+++ DATA FOR THE TASK +++

MfmaPlan mfma_plan(int th, int tw, int rows, int cols, int nframes)
{
    MfmaPlan p = {};
    p.rh = rows - th + 1;
    p.rw = cols - tw + 1;
    p.nxb = p.rw > 32 ? 2 : 1;
    p.nkb = MM_ND + p.nxb - 1;
    p.groups = (nframes + 31) / 32;
    const int simds = 1024;
    int force_rb = 0, force_np = -1, force_ks = 0;
    if (const char* e = getenv("MELF_MATCH_LAYOUT")) {
        if (sscanf(e, "%d,%d,%d", &force_rb, &force_np, &force_ks) < 1 || force_rb < 2 || force_rb > 5) { force_rb = 0; force_np = -1; force_ks = 0; }
        if (force_ks != 1 && force_ks != 2 && force_ks != 4) force_ks = force_rb ? 1 : 0;
        if (force_ks > 1 && force_rb != 4) force_ks = 1;
    }
    double best = 0;
    p.rb = 0;
    p.ks = 1;
    for (int ks = 1; ks <= 4; ks *= 2) {
        if (force_ks && ks != force_ks) continue;
        for (int rb = 2; rb <= 5; ++rb) {
            if (force_rb && rb != force_rb) continue;
            if (ks > 1 && rb != 4) continue;
            const int np_max = (p.nxb == 2 && rb < 5) ? (p.rh + 2 * rb) / (2 * rb + 1) : 0;
            auto waves_of = [&](int np) -> long {
                const int rest = p.rh - (2 * rb + 1) * np;
                return (long)((rest > 0 ? (rest + rb - 1) / rb : 0) + 2 * np) * p.groups * ks;
            };
            long rounds_min = LONG_MAX;
            for (int np = 0; np <= np_max; ++np) rounds_min = std::min(rounds_min, (waves_of(np) + simds - 1) / simds);
            int np_few = 0;
            while (np_few < np_max && (waves_of(np_few) + simds - 1) / simds > rounds_min) ++np_few;
            for (int np = 0; np <= np_max; ++np) {
                if (force_np >= 0) { if (np != std::min(force_np, np_max)) continue; }
                else if (np != 0 && np != np_few) continue;
                const int rest = p.rh - (2 * rb + 1) * np;
                const int na = rest > 0 ? (rest + rb - 1) / rb : 0;
                const long waves = (long)(na + 2 * np) * p.groups * ks;
                const long rounds = (waves + simds - 1) / simds;
                const int th_pad = mm_th_pad(th, rb, np > 0, ks);
                const int upr = p.nxb;
                const double w_full = mm_wave_cycles(rb, upr * rb, p.nxb, th_pad, ks), w_pair = mm_wave_cycles(rb + 1, upr * rb + 1, p.nxb, th_pad, ks);
                const double longest = np > 0 ? w_pair : w_full;
                const double total = (double)p.groups * ks * ((double)na * w_full + 2.0 * np * w_pair);
                const double w_avg = total / (double)std::max<long>(waves, 1);
                const long full = waves / simds, part = waves - full * simds;
                const double cost = (double)full * 1.5 * w_avg + (part > 0 ? std::max(longest, 1.5 * (double)part * w_avg / simds) : 0.0);
                (void)rounds;
                if (!p.rb || cost < best * 0.98) {
                    best = cost;
                    p.rb = rb; p.na = na; p.np = np; p.th_pad = th_pad; p.ks = ks;
                }
            }
        }
    }
    p.ntiles = p.na + 2 * p.np;
    p.nparts = p.ntiles * p.ks;
    const int rows_cov = p.rb * p.na + (2 * p.rb + 1) * p.np;
    p.rows_pad = rows_cov + p.th_pad + MM_PD + 1;
    p.lg_bytes = (size_t)p.groups * p.rows_pad * p.nkb * 1024;
    p.r_bytes = (size_t)p.groups * rows * 64 * 32 * sizeof(uint16_t);
    return p;
}

size_t mfma_atab_bytes(int th)
{
    return 1024 + (size_t)(mm_th_pad_max(th) + MM_PD) * MM_NF * 1024;
}

void mfma_build_atab(const uint8_t* templ, int th, int tw, int8_t* atab)
{
    const int th_pad = mm_th_pad_max(th);
    uint32_t* idx = (uint32_t*)atab;
    memset(atab, 0, 1024);
    int8_t* fr = atab + 1024;
    auto cand_cols = [&](int m, int hA, int ja, int cols[4]) {
        const int hB = ja >> 3, t = 4 * hA + ((ja >> 1) & 3), k0 = 16 * hB + 2 * t;
        cols[0] = k0 - m; cols[1] = k0 + 1 - m; cols[2] = 32 * (MM_ND - 1) + k0 - m; cols[3] = cols[2] + 1;
        return k0;
    };
    int pos[64][16];
    for (int l = 0; l < 64; ++l)
        for (int ja = 0; ja < 16; ja += 2) {
            int cols[4], cand[4], nc = 0;
            cand_cols(l & 31, l >> 5, ja, cols);
            for (int v = 0; v < 4; ++v) if (cols[v] >= 0 && cols[v] < tw) cand[nc++] = v;
            if (nc > 2) { fprintf(stderr, "[melf] mfma_build_atab: template of %d columns does not pair up\n", tw); abort(); }
            int v0 = 0, v1 = 1;
            if (nc == 2) { v0 = cand[0]; v1 = cand[1]; }
            else if (nc == 1) { v0 = cand[0] < 3 ? cand[0] : 0; v1 = 3; }
            pos[l][ja] = v0; pos[l][ja + 1] = v1;
            idx[l] |= ((uint32_t)v0 << (2 * ja)) | ((uint32_t)v1 << (2 * ja + 2));
        }
    for (int i = 0; i < th_pad + MM_PD; ++i) {
        auto Tq = [&](int col) -> int8_t { return (i < th && col >= 0 && col < tw) ? (int8_t)((int)templ[(size_t)i * tw + col] - 128) : (int8_t)0; };
        int8_t* row = fr + (size_t)i * MM_NF * 1024;
        for (int l = 0; l < 64; ++l) {
            const int m = l & 31, hA = l >> 5;
            for (int d = 1; d <= 5; ++d)
                for (int j = 0; j < 16; ++j) row[((size_t)d * 64 + l) * 16 + j] = Tq(32 * d + 16 * hA + j - m);
            for (int ja = 0; ja < 16; ++ja) {
                int cols[4];
                const int k0 = cand_cols(m, hA, ja & ~1, cols);
                row[((size_t)0 * 64 + l) * 16 + ja] = Tq(cols[pos[l][ja]]);
                row[((size_t)6 * 64 + l) * 16 + ja] = Tq(32 * 1 + k0 + (ja & 1) - m);
                row[((size_t)7 * 64 + l) * 16 + ja] = Tq(32 * 5 + k0 + (ja & 1) - m);
            }
        }
    }
}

+++

*WHAT YOU NEED TO DO*. Only the lines above from the one with "p.groups = (nframes + 31) / 32;" through the one with "auto waves_of = [&](int" should be duplicated, character for character.

*OUTPUT OF THE EXERCISE*.
    p.groups = (nframes + 31) / 32;
    const int simds = 1024;
    int force_rb = 0, force_np = -1, force_ks = 0;
    if (const char* e = getenv("MELF_MATCH_LAYOUT")) {
        if (sscanf(e, "%d,%d,%d", &force_rb, &force_np, &force_ks) < 1 || force_rb < 2 || force_rb > 5) { force_rb = 0; force_np = -1; force_ks = 0; }
        if (force_ks != 1 && force_ks != 2 && force_ks != 4) force_ks = force_rb ? 1 : 0;
        if (force_ks > 1 && force_rb != 4) force_ks = 1;
    }
    double best = 0;
    p.rb = 0;
    p.ks = 1;
    for (int ks = 1; ks <= 4; ks *= 2) {
        if (force_ks && ks != force_ks) continue;
        for (int rb = 2; rb <= 5; ++rb) {
            if (force_rb && rb != force_rb) continue;
            if (ks > 1 && rb != 4) continue;
            const int np_max = (p.nxb == 2 && rb < 5) ? (p.rh + 2 * rb) / (2 * rb + 1) : 0;
            auto waves_of = [&](int np) -> long {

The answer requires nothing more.